If the terms of the alternating series \(\sum_{n=1}^{\infty}(-1)^{n+1}b_{n}=b_{1}-b_{2}+b_{3}-...\mathrm{~where~}b_{n}>0\) satisfy
- \(b_{n+1}\leq b_n\) for all \(n \geq 1\) (\(b_{n}\) is decreasing)
- \(\lim_{n\to\infty}b_n^{\color{red}{\cdot}}=0\)
then the series is convergent.
Example:
Determine whether the following series are convergent or divergent.
- \(\sum_{n=2}^\infty\frac{n(-1)^n}{\ln n}\)
- \(\sum_{n=2}^\infty\frac{\cos(n\pi)}{n^{3/4}}\)
Solution:
- Checking condition 2 of the alternative series test.
Let \(b_n=\frac n{\ln n}\). Using L’Hôpital’s rule to compute the limit,
$$\begin{gathered}
\operatorname*{lim}_{n\to\infty}b_{n} =\lim_{n\to\infty}\frac{n}{\ln n}=\lim_{n\to\infty}\frac{1}{1/n} \\
=\lim_{n\to\infty}n=\infty\neq0
\end{gathered}$$
Thus, condition 2 is not satisfied, and the alternating series \(\sum_{n=2}^\infty\frac{n(-1)^n}{\ln n}\) is divergent.
- Note that \(\sum_{n=1}^{\infty}\cos(n\pi)=\sum_{n=1}^{\infty}(-1)^n\).
Then, the series can be written as \(\sum_{n=1}^{\infty}\frac{\cos(n\pi)}{n^{3/4}}=\sum_{n=1}^{\infty}\frac{(-1)^{n}}{n^{3/4}}.\)
Checking both conditions of the alternating series test.

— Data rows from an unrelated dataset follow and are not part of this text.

extern "C" int crfconv_crf_matrices_batched(const float* const* c, const int* H, int n, float* const* Q, float* const* P,
                                            crf_stream_t stream) {
    CRF_REQUIRE(c && H && Q && P && n >= 1 && n <= crf::CM_MAX, CRF_ERR_ARG, "null pointer or n=%d outside [1, %d]", n, crf::CM_MAX);
    crf::CrfMatJobs j = {};
    for (int i = 0; i < n; ++i) {
        CRF_REQUIRE(c[i] && Q[i] && P[i] && H[i] >= 1 && H[i] <= 64, CRF_ERR_ARG, "job %d: null pointer or H=%d outside [1, 64]", i, H[i]);
        j.c[i] = c[i]; j.Q[i] = Q[i]; j.P[i] = P[i]; j.H[i] = H[i];
    }
    hipLaunchKernelGGL(crf::crf_matrices_batched_kernel, dim3((unsigned)n), dim3(crf::CMF_BLOCK), 0, crf::as_stream(stream), j);
    CRF_LAUNCH_CHECK();
    return CRF_OK;
}

static int crf_matrices_bwd_jobs(const float* const* c, const float* const* Q, const float* const* gQ, const float* const* gP, const int* H, int n,
                                 float* const* dc, crf::CrfMatJobs& j, int& nslab) {
    CRF_REQUIRE(c && Q && gQ && gP && H && dc && n >= 1 && n <= crf::CM_MAX, CRF_ERR_ARG, "null pointer or n=%d outside [1, %d]", n, crf::CM_MAX);
    j = crf::CrfMatJobs();
    for (int i = 0; i < n; ++i) {
        CRF_REQUIRE(c[i] && Q[i] && dc[i] && H[i] >= 1 && H[i] <= 64, CRF_ERR_ARG, "job %d: null pointer or H=%d outside [1, 64]", i, H[i]);
        j.c[i] = c[i]; j.Q_in[i] = Q[i]; j.gQ[i] = gQ[i]; j.gP[i] = gP[i]; j.dc[i] = dc[i]; j.H[i] = H[i];
        j.slab_base[i + 1] = j.slab_base[i] + (H[i] + crf::CMB_ROWS - 1) / crf::CMB_ROWS;
    }
    nslab = j.slab_base[n];
    for (int i = n; i < crf::CM_MAX; ++i) j.slab_base[i + 1] = 0x7fffffff;
    return CRF_OK;
}
extern "C" int crfconv_crf_matrices_backward_batched(const float* const* c, const float* const* Q, const float* const* gQ,
                                                     const float* const* gP, const int* H, int n, float* const* dc,
                                                     crf_stream_t stream) {
    crf::CrfMatJobs j;
    int nslab = 0;
    if (int rc = crf_matrices_bwd_jobs(c, Q, gQ, gP, H, n, dc, j, nslab)) return rc;
    hipLaunchKernelGGL(crf::crf_matrices_bwd_batched_kernel, dim3((unsigned)nslab), dim3(crf::CMB_BLOCK), 0, crf::as_stream(stream), j);
    CRF_LAUNCH_CHECK();
    return CRF_OK;
}

namespace crf {
constexpr int SW_BLOCK = 1024, SW_MAXH = 512;
__global__ __launch_bounds__(SW_BLOCK) void spd_inverse_wide_kernel(const float* __restrict__ M, int H, float* __restrict__ Q) {
    __shared__ float s_row[SW_MAXH], s_col[SW_MAXH];
    const int n = H * H;
    for (int e = threadIdx.x; e < n; e += SW_BLOCK) Q[e] = M[e];
    __syncthreads();
    for (int k = 0; k < H; ++k) {
        for (int t = threadIdx.x; t < H; t += SW_BLOCK) {
            s_row[t] = Q[k * H + t];
            s_col[t] = Q[t * H + k];
        }
        __syncthreads();
        const float inv = 1.0f / s_row[k];
        for (int e = threadIdx.x; e < n; e += SW_BLOCK) {
            const int i = e / H, j = e - i * H;
            float v;
            if (i == k) v = j == k ? inv : s_row[j] * inv;
            else if (j == k) v = -s_col[i] * inv;
            else v = fmaf(-s_col[i] * inv, s_row[j], Q[e]);
            Q[e] = v;
        }
        __syncthreads();
    }
}
}

extern "C" int crfconv_spd_inverse_wide(const float* M, int H, float* Q, crf_stream_t stream) {
    CRF_REQUIRE(M && Q && M != Q, CRF_ERR_ARG, "null pointer / aliased operands");
    CRF_REQUIRE(H >= 1 && H <= crf::SW_MAXH, CRF_ERR_UNSUPPORTED, "H=%d outside [1, %d]", H, crf::SW_MAXH);
    hipLaunchKernelGGL(crf::spd_inverse_wide_kernel, dim3(1), dim3(crf::SW_BLOCK), 0, crf::as_stream(stream), M, H, Q);
    CRF_LAUNCH_CHECK();
    return CRF_OK;
}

Let \(b_{n}=\frac{1}{n^{3/4}}.\) Clearly \(b_{n}>0.\)
Condition 1:
Let \(f(x)=\frac{1}{x^{3/4}}.\) Then, \(f^{\prime}(x)=-\frac{3}{4x^{7/4}}<0\) for all \(x\) values in \([1,\infty)\). This means that \(b_{n}\) is decreasing for all \(n\) in \([1,\infty)\).
Condition 2:
Remember the fact:
\(\lim_{n\to\infty}\frac1{n^p}=0\) where \(p>0\) is a real number.
\(\lim\limits_{n\to\infty}b_n=\lim\limits_{n\to\infty}\frac{1}{n^{3/4}}=0\).
Both conditions of the alternating series test are satisfied. Thus, \(\sum_{n=1}^\infty\frac{\cos(n\pi)}{n^{3/4}}\) is convergent.